* [TO DO]: Copy, from the entries below, each line where the word "ncells" can be found.

◆ ◆ ◆

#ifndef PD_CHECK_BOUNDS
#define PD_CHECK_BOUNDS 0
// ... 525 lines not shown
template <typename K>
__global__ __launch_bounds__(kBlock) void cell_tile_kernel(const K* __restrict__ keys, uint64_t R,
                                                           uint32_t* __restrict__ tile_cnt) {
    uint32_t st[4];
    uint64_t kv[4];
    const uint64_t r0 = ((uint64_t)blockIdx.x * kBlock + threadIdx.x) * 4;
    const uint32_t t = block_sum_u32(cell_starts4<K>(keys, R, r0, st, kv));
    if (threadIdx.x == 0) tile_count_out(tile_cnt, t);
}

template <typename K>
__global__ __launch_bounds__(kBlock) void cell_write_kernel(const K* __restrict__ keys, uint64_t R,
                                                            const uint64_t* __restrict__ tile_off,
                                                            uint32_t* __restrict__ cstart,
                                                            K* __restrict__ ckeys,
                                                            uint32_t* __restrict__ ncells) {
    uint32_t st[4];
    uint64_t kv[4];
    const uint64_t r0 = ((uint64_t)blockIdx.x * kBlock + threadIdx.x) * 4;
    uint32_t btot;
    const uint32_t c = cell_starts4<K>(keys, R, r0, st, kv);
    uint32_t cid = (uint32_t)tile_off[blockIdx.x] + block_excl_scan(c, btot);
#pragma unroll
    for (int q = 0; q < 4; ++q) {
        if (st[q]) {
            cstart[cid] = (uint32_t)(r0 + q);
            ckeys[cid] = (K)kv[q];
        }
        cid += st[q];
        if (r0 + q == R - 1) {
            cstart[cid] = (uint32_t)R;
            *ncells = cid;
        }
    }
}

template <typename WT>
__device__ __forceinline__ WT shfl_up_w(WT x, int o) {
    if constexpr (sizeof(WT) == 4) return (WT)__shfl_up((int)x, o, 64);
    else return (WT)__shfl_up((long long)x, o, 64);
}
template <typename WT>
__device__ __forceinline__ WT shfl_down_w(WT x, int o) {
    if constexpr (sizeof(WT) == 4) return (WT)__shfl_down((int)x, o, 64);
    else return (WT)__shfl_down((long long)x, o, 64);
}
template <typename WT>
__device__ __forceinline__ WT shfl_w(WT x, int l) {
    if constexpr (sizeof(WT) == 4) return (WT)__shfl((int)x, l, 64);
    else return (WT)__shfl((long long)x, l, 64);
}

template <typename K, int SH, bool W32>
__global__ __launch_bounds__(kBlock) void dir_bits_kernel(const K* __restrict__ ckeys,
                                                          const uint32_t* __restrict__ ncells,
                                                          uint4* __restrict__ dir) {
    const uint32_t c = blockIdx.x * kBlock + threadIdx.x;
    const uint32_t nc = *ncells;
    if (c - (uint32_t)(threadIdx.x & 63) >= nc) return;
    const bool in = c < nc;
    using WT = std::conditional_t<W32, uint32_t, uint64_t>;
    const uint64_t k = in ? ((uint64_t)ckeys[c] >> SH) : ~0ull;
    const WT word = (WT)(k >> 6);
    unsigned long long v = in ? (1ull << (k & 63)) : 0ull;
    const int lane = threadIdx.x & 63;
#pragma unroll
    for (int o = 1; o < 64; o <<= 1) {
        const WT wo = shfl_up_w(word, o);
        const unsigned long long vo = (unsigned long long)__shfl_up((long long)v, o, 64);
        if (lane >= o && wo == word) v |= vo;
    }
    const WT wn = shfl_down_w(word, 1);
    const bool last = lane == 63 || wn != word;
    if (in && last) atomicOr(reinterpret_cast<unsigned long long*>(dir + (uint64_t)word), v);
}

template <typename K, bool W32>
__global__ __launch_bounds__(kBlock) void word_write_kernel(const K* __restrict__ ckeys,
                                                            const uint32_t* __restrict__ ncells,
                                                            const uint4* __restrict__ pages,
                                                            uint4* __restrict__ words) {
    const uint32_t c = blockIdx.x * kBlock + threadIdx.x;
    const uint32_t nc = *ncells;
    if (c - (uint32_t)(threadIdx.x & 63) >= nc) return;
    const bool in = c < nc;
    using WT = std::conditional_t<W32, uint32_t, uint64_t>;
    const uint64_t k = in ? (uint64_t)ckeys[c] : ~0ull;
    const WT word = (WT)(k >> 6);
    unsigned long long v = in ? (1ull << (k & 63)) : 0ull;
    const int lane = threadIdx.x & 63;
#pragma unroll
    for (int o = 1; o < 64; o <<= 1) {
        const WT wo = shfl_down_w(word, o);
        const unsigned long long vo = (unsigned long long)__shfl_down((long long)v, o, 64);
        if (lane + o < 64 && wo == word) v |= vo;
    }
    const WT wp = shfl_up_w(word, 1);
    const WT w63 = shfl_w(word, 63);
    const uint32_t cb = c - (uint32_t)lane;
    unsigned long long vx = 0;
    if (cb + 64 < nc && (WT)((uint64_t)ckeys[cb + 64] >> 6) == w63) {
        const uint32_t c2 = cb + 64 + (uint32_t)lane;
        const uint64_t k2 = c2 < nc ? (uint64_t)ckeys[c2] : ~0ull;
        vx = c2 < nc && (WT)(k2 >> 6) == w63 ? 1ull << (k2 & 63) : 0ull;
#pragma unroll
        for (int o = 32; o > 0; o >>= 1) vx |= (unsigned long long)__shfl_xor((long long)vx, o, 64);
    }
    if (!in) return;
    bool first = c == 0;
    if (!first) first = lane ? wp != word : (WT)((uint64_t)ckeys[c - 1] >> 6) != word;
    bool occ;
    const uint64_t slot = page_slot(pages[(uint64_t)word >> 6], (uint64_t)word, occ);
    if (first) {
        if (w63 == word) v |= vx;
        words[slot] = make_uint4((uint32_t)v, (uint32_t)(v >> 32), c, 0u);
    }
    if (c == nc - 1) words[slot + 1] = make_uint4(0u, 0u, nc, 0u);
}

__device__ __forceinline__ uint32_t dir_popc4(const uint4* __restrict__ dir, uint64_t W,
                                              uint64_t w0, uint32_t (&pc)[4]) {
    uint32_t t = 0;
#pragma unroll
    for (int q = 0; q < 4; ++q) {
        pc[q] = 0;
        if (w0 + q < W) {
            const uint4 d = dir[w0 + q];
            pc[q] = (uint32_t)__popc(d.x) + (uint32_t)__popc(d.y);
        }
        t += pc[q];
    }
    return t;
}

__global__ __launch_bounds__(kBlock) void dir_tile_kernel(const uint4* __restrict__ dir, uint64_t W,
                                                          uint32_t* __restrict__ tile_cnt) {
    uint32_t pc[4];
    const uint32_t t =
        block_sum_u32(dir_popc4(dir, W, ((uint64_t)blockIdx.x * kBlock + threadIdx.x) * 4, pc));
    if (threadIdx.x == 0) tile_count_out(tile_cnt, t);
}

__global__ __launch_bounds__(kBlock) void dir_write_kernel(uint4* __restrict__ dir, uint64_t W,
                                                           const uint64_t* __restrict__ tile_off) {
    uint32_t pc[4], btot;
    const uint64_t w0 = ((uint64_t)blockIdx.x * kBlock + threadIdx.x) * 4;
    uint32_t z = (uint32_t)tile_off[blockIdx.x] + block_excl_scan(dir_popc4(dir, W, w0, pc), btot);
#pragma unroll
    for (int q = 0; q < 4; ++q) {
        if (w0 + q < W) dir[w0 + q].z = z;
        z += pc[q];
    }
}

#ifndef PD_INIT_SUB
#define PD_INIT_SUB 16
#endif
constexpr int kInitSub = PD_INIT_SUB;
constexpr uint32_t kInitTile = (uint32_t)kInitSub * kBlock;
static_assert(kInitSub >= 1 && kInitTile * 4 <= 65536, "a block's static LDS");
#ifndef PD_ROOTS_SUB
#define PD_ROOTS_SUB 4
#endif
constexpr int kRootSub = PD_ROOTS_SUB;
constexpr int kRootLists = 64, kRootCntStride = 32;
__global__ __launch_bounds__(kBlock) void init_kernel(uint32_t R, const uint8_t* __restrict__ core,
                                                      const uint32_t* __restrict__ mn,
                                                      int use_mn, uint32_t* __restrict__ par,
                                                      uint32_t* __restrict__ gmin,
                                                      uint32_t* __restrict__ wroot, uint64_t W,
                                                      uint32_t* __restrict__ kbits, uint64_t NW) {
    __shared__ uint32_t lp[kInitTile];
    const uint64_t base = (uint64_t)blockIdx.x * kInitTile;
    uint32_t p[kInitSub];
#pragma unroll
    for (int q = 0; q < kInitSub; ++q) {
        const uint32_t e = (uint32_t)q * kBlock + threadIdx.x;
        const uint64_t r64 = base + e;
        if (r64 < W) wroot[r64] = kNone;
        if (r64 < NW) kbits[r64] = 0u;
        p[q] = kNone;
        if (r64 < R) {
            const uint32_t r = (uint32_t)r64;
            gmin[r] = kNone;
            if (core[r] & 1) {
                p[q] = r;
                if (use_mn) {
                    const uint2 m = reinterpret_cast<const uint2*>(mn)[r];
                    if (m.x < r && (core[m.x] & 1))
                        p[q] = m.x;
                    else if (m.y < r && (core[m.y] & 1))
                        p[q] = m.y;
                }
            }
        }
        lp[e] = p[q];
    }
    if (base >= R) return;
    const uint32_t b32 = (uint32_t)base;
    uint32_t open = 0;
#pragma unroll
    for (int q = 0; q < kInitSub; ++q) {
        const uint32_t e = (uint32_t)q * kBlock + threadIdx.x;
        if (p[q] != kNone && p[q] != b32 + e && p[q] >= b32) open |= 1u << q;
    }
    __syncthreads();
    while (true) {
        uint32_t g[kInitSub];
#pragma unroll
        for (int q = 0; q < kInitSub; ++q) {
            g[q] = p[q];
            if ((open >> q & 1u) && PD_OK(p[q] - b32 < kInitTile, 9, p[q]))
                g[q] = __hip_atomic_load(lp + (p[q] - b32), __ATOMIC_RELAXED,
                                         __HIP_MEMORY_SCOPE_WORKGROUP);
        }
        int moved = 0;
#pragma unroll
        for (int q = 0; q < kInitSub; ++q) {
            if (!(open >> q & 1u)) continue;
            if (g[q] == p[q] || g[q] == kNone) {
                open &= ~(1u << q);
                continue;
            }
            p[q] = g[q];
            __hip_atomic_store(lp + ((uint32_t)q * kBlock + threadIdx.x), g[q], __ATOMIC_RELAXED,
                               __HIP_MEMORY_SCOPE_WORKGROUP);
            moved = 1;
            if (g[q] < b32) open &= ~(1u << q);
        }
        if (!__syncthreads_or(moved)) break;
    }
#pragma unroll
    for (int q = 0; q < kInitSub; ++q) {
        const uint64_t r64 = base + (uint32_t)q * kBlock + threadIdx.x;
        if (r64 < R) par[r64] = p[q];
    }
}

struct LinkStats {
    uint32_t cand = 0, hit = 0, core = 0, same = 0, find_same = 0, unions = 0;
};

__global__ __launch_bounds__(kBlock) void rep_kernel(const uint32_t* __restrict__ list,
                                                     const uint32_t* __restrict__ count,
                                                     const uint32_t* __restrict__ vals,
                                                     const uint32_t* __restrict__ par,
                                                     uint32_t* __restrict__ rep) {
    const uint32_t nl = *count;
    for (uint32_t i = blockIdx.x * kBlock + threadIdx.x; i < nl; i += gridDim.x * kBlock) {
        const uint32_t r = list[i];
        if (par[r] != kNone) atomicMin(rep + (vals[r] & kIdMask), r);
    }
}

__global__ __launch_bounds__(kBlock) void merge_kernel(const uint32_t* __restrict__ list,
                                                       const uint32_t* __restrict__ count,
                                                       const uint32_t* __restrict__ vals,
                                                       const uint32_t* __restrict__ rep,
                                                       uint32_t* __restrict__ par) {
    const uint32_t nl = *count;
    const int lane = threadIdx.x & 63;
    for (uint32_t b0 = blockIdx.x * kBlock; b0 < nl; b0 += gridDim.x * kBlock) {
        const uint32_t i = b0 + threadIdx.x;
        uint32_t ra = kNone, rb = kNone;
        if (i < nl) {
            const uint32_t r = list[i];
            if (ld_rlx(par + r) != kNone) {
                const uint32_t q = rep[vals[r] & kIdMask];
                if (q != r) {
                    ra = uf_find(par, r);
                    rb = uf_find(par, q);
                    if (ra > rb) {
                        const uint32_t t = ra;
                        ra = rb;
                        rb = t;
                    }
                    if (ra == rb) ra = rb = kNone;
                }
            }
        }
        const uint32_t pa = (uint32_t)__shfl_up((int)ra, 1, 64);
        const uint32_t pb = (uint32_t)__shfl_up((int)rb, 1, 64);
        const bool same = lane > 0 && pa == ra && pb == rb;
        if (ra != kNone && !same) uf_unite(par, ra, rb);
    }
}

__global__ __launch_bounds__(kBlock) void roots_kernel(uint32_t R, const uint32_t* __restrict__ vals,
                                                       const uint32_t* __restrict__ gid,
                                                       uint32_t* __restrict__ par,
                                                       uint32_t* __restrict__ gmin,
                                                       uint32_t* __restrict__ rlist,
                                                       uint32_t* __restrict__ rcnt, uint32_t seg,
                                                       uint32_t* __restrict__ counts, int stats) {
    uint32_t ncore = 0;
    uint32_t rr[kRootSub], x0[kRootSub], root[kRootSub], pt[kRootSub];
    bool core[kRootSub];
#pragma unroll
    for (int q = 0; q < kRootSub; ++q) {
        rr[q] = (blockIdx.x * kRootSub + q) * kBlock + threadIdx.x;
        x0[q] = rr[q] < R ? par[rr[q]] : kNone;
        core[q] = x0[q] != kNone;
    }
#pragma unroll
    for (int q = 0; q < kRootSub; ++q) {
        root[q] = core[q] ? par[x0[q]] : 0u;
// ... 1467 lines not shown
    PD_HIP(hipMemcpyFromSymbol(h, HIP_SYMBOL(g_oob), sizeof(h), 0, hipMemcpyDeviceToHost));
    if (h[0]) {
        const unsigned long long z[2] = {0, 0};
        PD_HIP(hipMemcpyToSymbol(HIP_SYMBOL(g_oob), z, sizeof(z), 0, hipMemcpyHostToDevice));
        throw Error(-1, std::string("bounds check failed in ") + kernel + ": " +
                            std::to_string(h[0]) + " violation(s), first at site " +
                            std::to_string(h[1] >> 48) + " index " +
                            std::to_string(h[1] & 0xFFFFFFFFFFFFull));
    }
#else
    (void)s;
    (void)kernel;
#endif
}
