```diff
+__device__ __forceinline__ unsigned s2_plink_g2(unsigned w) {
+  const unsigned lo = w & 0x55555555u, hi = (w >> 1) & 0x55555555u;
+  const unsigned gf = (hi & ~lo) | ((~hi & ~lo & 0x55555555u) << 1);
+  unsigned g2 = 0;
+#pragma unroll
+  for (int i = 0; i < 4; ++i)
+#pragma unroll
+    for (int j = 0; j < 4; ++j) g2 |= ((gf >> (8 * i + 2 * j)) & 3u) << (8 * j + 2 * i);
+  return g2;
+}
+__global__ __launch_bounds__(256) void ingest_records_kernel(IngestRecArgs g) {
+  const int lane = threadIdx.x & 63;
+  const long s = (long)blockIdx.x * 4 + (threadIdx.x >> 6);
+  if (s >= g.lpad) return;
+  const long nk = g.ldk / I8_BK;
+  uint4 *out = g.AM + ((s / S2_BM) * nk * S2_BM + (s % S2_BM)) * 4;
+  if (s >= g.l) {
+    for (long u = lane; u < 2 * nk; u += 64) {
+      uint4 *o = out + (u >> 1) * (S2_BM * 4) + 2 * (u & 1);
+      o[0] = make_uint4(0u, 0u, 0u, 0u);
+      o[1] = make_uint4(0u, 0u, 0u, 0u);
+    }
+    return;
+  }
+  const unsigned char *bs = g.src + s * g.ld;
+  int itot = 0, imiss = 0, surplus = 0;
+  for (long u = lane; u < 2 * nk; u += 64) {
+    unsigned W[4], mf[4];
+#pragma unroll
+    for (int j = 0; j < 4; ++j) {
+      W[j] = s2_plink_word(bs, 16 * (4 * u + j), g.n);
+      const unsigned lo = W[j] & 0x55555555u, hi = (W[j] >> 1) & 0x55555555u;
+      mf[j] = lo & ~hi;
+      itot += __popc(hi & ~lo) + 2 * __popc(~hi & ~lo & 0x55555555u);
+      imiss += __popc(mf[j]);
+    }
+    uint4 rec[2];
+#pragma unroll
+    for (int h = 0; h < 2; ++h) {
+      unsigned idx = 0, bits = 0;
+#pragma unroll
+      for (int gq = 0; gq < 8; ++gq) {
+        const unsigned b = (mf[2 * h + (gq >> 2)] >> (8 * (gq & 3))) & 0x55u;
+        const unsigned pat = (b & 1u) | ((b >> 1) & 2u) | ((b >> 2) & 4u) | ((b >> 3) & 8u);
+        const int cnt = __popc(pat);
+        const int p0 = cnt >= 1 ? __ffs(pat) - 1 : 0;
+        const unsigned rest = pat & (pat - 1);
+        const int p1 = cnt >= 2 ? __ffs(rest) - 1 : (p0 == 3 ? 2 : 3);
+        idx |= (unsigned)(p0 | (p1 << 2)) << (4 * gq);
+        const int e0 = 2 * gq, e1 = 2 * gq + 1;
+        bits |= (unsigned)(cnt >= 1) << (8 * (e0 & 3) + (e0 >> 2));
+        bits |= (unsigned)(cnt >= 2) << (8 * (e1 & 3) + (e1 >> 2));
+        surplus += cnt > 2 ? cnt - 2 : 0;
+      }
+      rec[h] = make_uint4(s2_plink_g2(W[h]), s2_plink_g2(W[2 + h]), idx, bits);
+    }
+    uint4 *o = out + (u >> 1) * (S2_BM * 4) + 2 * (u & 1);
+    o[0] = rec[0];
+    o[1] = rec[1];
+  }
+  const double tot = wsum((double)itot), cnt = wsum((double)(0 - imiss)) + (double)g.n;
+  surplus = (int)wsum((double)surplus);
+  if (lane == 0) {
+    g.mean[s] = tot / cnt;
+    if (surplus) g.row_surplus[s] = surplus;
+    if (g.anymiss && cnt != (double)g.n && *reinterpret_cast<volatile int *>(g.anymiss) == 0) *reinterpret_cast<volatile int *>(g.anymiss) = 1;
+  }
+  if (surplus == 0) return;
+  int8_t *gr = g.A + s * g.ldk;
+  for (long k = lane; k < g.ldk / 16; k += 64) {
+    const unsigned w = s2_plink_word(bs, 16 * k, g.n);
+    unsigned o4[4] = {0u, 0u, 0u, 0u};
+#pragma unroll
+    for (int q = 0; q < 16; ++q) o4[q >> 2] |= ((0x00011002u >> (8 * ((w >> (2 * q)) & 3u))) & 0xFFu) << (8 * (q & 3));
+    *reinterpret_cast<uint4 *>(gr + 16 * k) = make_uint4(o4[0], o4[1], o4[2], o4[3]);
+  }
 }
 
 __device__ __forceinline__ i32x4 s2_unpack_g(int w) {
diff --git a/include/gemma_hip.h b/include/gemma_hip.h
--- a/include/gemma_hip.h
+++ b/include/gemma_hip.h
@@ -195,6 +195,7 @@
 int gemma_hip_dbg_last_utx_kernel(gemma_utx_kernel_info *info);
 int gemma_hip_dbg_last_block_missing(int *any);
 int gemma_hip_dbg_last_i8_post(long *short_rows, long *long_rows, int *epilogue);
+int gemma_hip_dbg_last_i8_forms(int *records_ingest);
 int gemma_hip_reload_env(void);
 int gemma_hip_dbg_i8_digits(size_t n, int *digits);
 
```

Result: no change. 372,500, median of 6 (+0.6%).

◆ ◆ ◆

* [RESPONSE FOR THIS EXERCISE]:
                                                            uint32_t* __restrict__ ncells) {
            *ncells = cid;
                                                          const uint32_t* __restrict__ ncells,
    const uint32_t nc = *ncells;
                                                            const uint32_t* __restrict__ ncells,
    const uint32_t nc = *ncells;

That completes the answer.